# [Aim of the exercise]
From the data, copy out every line in which the word "false" appears.

# [Records to use]
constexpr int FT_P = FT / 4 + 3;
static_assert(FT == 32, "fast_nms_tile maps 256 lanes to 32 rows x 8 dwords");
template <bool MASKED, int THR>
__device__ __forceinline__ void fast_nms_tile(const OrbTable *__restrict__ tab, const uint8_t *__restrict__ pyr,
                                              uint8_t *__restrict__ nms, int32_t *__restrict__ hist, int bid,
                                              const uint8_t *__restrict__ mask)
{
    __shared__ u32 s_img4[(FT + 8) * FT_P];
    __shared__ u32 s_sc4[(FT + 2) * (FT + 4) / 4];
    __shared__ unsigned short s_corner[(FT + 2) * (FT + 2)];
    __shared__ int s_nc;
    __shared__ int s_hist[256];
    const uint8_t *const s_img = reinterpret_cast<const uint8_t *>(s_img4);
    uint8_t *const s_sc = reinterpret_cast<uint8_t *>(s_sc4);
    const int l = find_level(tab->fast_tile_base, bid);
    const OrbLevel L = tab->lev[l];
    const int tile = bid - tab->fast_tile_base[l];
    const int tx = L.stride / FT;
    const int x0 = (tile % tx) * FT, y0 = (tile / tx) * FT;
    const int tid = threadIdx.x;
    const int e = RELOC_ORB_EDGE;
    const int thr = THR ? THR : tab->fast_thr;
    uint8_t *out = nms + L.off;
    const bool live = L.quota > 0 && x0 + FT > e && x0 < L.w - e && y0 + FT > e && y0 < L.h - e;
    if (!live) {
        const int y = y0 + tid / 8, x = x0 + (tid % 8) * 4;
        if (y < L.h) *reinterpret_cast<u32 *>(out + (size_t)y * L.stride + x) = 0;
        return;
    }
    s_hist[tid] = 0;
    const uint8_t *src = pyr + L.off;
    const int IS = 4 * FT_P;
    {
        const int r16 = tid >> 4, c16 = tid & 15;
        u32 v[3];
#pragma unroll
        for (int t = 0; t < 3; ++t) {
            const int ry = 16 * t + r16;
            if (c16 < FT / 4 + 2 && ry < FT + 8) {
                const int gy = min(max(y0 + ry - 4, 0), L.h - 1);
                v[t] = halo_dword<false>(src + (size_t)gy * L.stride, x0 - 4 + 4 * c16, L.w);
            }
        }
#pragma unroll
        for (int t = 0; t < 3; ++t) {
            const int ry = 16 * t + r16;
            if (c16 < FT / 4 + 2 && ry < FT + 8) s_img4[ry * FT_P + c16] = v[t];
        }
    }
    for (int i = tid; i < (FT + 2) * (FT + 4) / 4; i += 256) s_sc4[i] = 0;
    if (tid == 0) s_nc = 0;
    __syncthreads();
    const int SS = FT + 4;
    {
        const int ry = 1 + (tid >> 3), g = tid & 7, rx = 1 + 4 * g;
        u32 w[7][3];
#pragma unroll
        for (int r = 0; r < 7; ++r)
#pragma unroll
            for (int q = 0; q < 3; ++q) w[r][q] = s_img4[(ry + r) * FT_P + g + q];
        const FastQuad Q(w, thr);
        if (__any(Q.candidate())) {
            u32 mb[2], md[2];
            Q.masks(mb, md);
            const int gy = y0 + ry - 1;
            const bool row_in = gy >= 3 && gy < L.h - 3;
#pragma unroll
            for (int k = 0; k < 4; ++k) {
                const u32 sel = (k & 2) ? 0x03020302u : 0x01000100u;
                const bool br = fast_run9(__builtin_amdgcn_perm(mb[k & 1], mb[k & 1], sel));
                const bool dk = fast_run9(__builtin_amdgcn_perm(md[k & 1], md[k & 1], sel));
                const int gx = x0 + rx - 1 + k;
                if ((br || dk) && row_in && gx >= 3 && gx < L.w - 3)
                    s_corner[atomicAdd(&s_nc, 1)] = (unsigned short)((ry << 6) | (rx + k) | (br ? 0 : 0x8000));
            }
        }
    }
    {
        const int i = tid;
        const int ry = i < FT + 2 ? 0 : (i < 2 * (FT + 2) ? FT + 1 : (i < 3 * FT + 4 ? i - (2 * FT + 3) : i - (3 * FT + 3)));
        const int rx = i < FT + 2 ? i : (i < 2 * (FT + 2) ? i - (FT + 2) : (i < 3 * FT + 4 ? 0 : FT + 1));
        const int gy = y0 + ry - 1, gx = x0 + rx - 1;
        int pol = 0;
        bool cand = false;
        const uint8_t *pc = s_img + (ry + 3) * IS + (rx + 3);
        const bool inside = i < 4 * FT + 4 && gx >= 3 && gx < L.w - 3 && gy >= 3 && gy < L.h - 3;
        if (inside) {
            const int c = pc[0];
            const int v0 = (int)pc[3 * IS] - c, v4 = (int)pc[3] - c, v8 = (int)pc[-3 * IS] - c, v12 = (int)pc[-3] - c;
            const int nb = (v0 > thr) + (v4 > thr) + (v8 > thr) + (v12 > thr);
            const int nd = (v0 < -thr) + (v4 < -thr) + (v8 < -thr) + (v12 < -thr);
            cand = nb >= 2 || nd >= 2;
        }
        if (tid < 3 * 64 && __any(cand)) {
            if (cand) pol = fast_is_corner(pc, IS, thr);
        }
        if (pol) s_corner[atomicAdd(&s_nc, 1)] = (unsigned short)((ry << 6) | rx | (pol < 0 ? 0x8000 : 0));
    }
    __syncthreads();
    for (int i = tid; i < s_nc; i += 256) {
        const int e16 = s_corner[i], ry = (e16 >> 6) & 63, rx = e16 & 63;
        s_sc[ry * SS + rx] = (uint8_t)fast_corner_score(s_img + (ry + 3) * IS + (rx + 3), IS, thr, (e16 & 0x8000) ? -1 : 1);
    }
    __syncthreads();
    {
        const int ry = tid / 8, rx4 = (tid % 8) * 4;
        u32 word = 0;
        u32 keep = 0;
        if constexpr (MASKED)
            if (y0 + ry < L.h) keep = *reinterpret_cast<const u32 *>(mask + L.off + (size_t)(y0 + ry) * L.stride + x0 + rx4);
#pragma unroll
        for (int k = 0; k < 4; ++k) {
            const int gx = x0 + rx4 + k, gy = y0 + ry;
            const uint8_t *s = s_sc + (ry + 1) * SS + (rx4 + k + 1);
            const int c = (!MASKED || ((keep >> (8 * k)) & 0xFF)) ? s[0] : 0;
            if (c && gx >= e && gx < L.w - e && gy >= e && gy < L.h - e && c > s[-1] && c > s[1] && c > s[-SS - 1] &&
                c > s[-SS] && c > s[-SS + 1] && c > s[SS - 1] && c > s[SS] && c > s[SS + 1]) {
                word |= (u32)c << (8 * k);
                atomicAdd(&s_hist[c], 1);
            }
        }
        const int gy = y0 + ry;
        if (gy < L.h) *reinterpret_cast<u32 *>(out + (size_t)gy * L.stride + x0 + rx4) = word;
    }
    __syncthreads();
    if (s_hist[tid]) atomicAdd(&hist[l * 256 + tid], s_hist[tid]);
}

# [Answer area]
                v[t] = halo_dword<false>(src + (size_t)gy * L.stride, x0 - 4 + 4 * c16, L.w);
        bool cand = false;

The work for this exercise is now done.